Boyle Heights, Los Angeles


A Boyle Heights fiesta, to the uninitiated, is a trial by fire in sensory overload. There’s no particular way the fallout drifts, no order in which what you hear becomes what you smell becomes what you see. By the time any one factor has come into play, it’s already too late; the percussive dembow beat rattles your fillings, savory arrachera sizzles on grills with assembly line efficiency, and the entire neighborhood seems to be on their feet, the street cordoned off from one intersection to the next by bicycles and lowriders.

Was July 4th a particularly Hispanic holiday? Not necessarily. There had nary seemed a reason to celebrate much of what America was about, especially in the last handful of years (even longer, depending on who you asked). What was particularly Hispanic was the excuse to throw a party that nobody outside of East LA could match, all the better if it involved street food, fireworks and a healthy amount of day drinking.

As the unyielding sun set over the west coast, the block was hot, festivities in full swing and enjoyment to be shared for all ages.

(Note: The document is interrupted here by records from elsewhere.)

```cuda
int mvicp_optimize_components(mvicp_ctx* c, int32_t param, int32_t cost, int32_t robust, const mvicp_lm_options* opt_in,
                              mvicp_lm_summary* summaries) {
  if (!c || !c->M || !c->E) return fail(MVICP_ERR_STATE, "mvicp_optimize_components: frames and graph must be set first");
  if (param < 0 || param > 2 || cost < 0 || cost > 2) return fail(MVICP_ERR_INVALID, "mvicp_optimize_components: bad param/cost");
  if (cost != COST_P2P && !c->have_normals) return fail(MVICP_ERR_INVALID, "point-to-plane needs normals for every frame");
  if (c->world > 1) return fail(MVICP_ERR_STATE, "mvicp_optimize_components: the component solve runs on one GPU; this context is sharded");
  RET(check_lm_options(opt_in, "mvicp_optimize_components"));
  CU(cudaSetDevice(c->device));
  const int M = c->M, E = c->E;
  {
    std::vector<int32_t> comp;
    std::vector<uint8_t> seen(graph_components(c, comp), 0);
    for (int f = 0; f < M; ++f) if (!seen[comp[f]]) { seen[comp[f]] = 1; c->fixed[f] = 1; }
  }
  mvicp_lm_options opt; if (opt_in) opt = *opt_in; else mvicp_default_lm_options(&opt);
  if (std::all_of(c->fixed.begin(), c->fixed.end(), [](uint8_t v) { return v != 0; })) {
    if (summaries) { int32_t K = 0; RET(mvicp_get_components(c, &K, nullptr)); for (int k = 0; k < K; ++k) summary_no_unknowns(summaries + k); }
    return MVICP_OK;
  }
  RET(refresh_if_fixed_changed(c));
  std::vector<uint8_t> key(c->fixed); key.push_back((uint8_t)(c->graph_gen & 0xff)); key.push_back((uint8_t)((c->graph_gen >> 8) & 0xff));
  if (key != c->cmp_key) RET(build_component_layouts(c, key));
  const int P = c->n_prob;
  std::vector<LmState> st(P + 1);
  std::memset(st.data(), 0, sizeof(LmState) * (P + 1));
  for (int q = 0; q <= P; ++q) {
    LmState& s = st[q];
    s.opt = opt; s.param = param; s.cost_kind = cost; s.robust = robust ? 1 : 0; s.G = ambient_size(param);
    if (q == P) { s.M = M; s.E = E; continue; }
    s.M = c->cmp_M[q]; s.E = c->cmp_E[q]; s.n = c->cmp_n[q]; s.F = s.n / 6;
    s.radius = opt.initial_trust_region_radius; s.decrease_factor = 2.0;
  }
  LmState* dS = c->d_cmp_state.as<LmState>();
  CU(cudaMemcpyAsync(dS, st.data(), sizeof(LmState) * (P + 1), cudaMemcpyHostToDevice, c->stream));
  RET(c->d_x.reserve(sizeof(double) * 7 * M)); RET(c->d_cand.reserve(sizeof(double) * 7 * M));
  RET(c->d_Rt.reserve(sizeof(Rt) * M)); RET(c->d_K.reserve(sizeof(double) * 36 * M));
  RET(c->d_eout.reserve(sizeof(double) * EOUT * E));
  c->nonrigid = poses_nonrigid(c->h_poses.data(), M);
  const bool general = c->nonrigid && param != PARAM_AA;
  if (general) { RET(c->d_gen.reserve(sizeof(FrameGen) * M)); RET(c->d_partial.reserve(sizeof(double) * GBLK * std::max<size_t>(1, c->n_eval_tiles))); }
  LmWork w{};
  w.S = dS + P; w.edges = c->d_edges.as<EdgeDev>(); w.eout = c->d_eout.as<double>(); w.world = 1;
  w.x = c->d_x.as<double>(); w.cand = c->d_cand.as<double>(); w.Rt_eval = c->d_Rt.as<Rt>(); w.K_eval = c->d_K.as<double>();
  w.G_eval = general ? c->d_gen.as<FrameGen>() : nullptr;
  w.lay.poses16 = c->d_poses.as<double>(); w.lay.host_flag = c->d_flag;
  const LmProblem* probs = c->d_cmp_prob.as<LmProblem>();
  unsigned int* ticket = c->d_cmp_ticket.as<unsigned int>();

  CU(cudaEventRecord(c->ev[3], c->stream));
  lm_init_kernel<<<(M + 63) / 64, 64, 0, c->stream>>>(w);
  c->stats.kernel_launches += 1;
  const int64_t max_evals = (int64_t)opt.max_num_iterations + 2;
  const DoneGate gate{&dS[0].done, c->d_cmp_i32.as<int32_t>() + c->cmp_edge_map, (int32_t)(sizeof(LmState) / sizeof(int))};
  auto eval = [&]() {
    if (general) { if (c->f32) launch_eval_general<true>(c, param, cost, st[0].robust, gate); else launch_eval_general<false>(c, param, cost, st[0].robust, gate); }
    else if (c->f32) launch_eval<true>(c, cost, st[0].robust, gate); else launch_eval<false>(c, cost, st[0].robust, gate);
  };
  auto step = [&](size_t) -> int {
// ... 463 lines not shown
```

Baseline: 563.9.

## Overlap Cholesky panel with diagonal factor via named barriers; drop Hc/gc staging

The blocked Cholesky now has warp 0 solve the next block's six panel rows, update the diagonal block with shuffles and factor it from registers, while the other warps do the remaining panel rows. A named barrier (bar.arrive/bar.sync 1) replaces one full __syncthreads per block column. Separately, the candidate Hessian and gradient are gathered straight into H and g only when a step is accepted, which removes the Hc/gc buffers and the copy between them. This cuts barriers and memory traffic in exchange for more complex synchronization, and the gather runs on each accepted step rather than on every evaluation.

Measured after the change: 563.9, median of 6. Within noise of the previous version (-0.0%).

```diff
diff --git a/mv_lm_icp_b200/csrc/lm_step.cuh b/mv_lm_icp_b200/csrc/lm_step.cuh
--- a/mv_lm_icp_b200/csrc/lm_step.cuh
+++ b/mv_lm_icp_b200/csrc/lm_step.cuh
@@ -41,7 +41,7 @@
   double* K_eval;
   FrameGen* G_eval;
   NormalLayout lay;
-  double *H, *g, *Hc, *gc, *scale, *diag, *step;
+  double *H, *g, *scale, *diag, *step;
   long long* prof;
 };
 
@@ -50,7 +50,7 @@
   const int32_t* frame;
   const int32_t* edge;
   NormalLayout lay;
-  double *H, *g, *Hc, *gc, *scale, *diag, *step;
+  double *H, *g, *scale, *diag, *step;
 };
 
 __device__ __forceinline__ double block_sum(double v, double* red) {
@@ -130,12 +130,12 @@
   if (w.G_eval && S->param != PARAM_AA) frame_general(S->param, x, &w.G_eval[f]);
 }
 
-__device__ __forceinline__ void chol_factor_diag(double* L, const int32_t* rb, int j0, double* dinv, volatile int* s_ok, int lane) {
-  double D[6][6], inv[6];
+__device__ __forceinline__ void chol_factor_diag(double a, double (&D)[6][6], double (&inv)[6], double* L, const int32_t* rb, int j0,
+                                                 double* dinv, volatile int* s_ok, int lane) {
 #pragma unroll
   for (int i = 0; i < 6; ++i)
 #pragma unroll
-    for (int k = 0; k <= i; ++k) D[i][k] = L[rb[j0 + i] + j0 + k];
+    for (int k = 0; k <= i; ++k) D[i][k] = __shfl_sync(0xffffffffu, a, i * (i + 1) / 2 + k);
   bool okb = true;
 #pragma unroll
   for (int k = 0; k < 6; ++k) {
@@ -162,6 +162,34 @@
       dinv[j0 + i] = inv[i];
     }
   }
+}
+
+__device__ __forceinline__ void cta_arrive1() {
+#ifdef __CUDA_ARCH__
+  asm volatile("bar.arrive 1, %0;" ::"r"(blockDim.x) : "memory");
+#else
+  __syncthreads();
+#endif
+}
+__device__ __forceinline__ void cta_wait1() {
+#ifdef __CUDA_ARCH__
+  asm volatile("bar.sync 1, %0;" ::"r"(blockDim.x) : "memory");
+#else
+  __syncthreads();
+#endif
+}
+__device__ __forceinline__ void chol_panel_row(double* L, const int32_t* rb, int r, int j0, const double* dinv) {
+  double* row = L + rb[r] + j0;
+  double v[6];
+#pragma unroll
+  for (int k = 0; k < 6; ++k) {
+    double a = row[k];
+#pragma unroll
+    for (int m = 0; m < k; ++m) a -= v[m] * L[rb[j0 + k] + j0 + m];
+    v[k] = a * dinv[j0 + k];
+  }
+#pragma unroll
+  for (int k = 0; k < 6; ++k) row[k] = v[k];
 }
 
 __device__ bool chol_solve(double* L, const int32_t* __restrict__ rowbase, int n, double* scratch, double* dinv, double* y,
@@ -176,7 +204,10 @@
   if (tid == 0) *s_ok = 1;
   __syncthreads();
   const int NB = n / 6;
-  if (wid == 0) chol_factor_diag(L, rb, 0, dinv, s_ok, lane);
+  int ti = 0, tk = lane;
+  while (tk > ti) { tk -= ti + 1; ++ti; }
+  double D[6][6], inv[6];
+  if (wid == 0) chol_factor_diag(lane < 21 ? L[rb[ti] + tk] : 0.0, D, inv, L, rb, 0, dinv, s_ok, lane);
   __syncthreads();
   long long t_panel = 0, t_ahead = 0, t_bar = 0;
   for (int J = 0; J < NB; ++J) {
@@ -185,42 +216,57 @@
     const int j0 = 6 * J;
     const int rl = s_rlast[j0 + 5];
     const int nrows = rl - (j0 + 5) + 1;
-    for (int q = tid; q < nrows; q += T) {
-      const int r = (q == nrows - 1) ? n : j0 + 6 + q;
-      if (r < n && s_rfirst[r] > j0 + 5) continue;
-      double* row = L + rb[r] + j0;
-      double v[6];
-#pragma unroll
-      for (int k = 0; k < 6; ++k) {
-        double a = row[k];
-#pragma unroll
-        for (int m = 0; m < k; ++m) a -= v[m] * L[rb[j0 + k] + j0 + m];
-        v[k] = a * dinv[j0 + k];
-      }
-#pragma unroll
-      for (int k = 0; k < 6; ++k) row[k] = v[k];
-    }
-    const long long c1 = prof ? clock64() : 0;
-    __syncthreads();
-    const long long c2 = prof ? clock64() : 0;
     const bool next = J + 1 < NB;
-    if (wid == 0 && next) {
+    if (!next) {
+      for (int q = tid; q < nrows; q += T) {
+        const int r = (q == nrows - 1) ? n : j0 + 6 + q;
+        if (r < n && s_rfirst[r] > j0 + 5) continue;
+        chol_panel_row(L, rb, r, j0, dinv);
+      }
+      const long long c1 = prof ? clock64() : 0;
+      __syncthreads();
+      if (prof) { t_panel += c1 - c0; t_bar += clock64() - c1; }
+      break;
+    }
+    long long c1 = 0, c3 = 0;
+    if (wid == 0) {
       const int b0 = j0 + 6;
-      if (lane < 21 && s_rfirst[b0] <= j0 + 5) {
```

Everyone but Paz Sepulveda, anyway.

Having only just emerged from her Amazonian rainforest bedroom for the night, the teenager could only hope to make herself as small as possible, even as firecrackers erupted up and down the sidewalk and children galloped by with sparklers and snacks in hand. Paz was never the most social butterfly in the best of times. Ever since her brother Miguel was arrested, she had effectively withdrawn out of sight; rumors of her involvement had already swirled around the neighborhood, and she hadn’t the strength or the fortitude to bat them all away. Her family had asked for time, they were afforded as much, and now they had to move on. The turn of the earth felt a hell of a lot slower for Paz than it did for everyone else, it seemed.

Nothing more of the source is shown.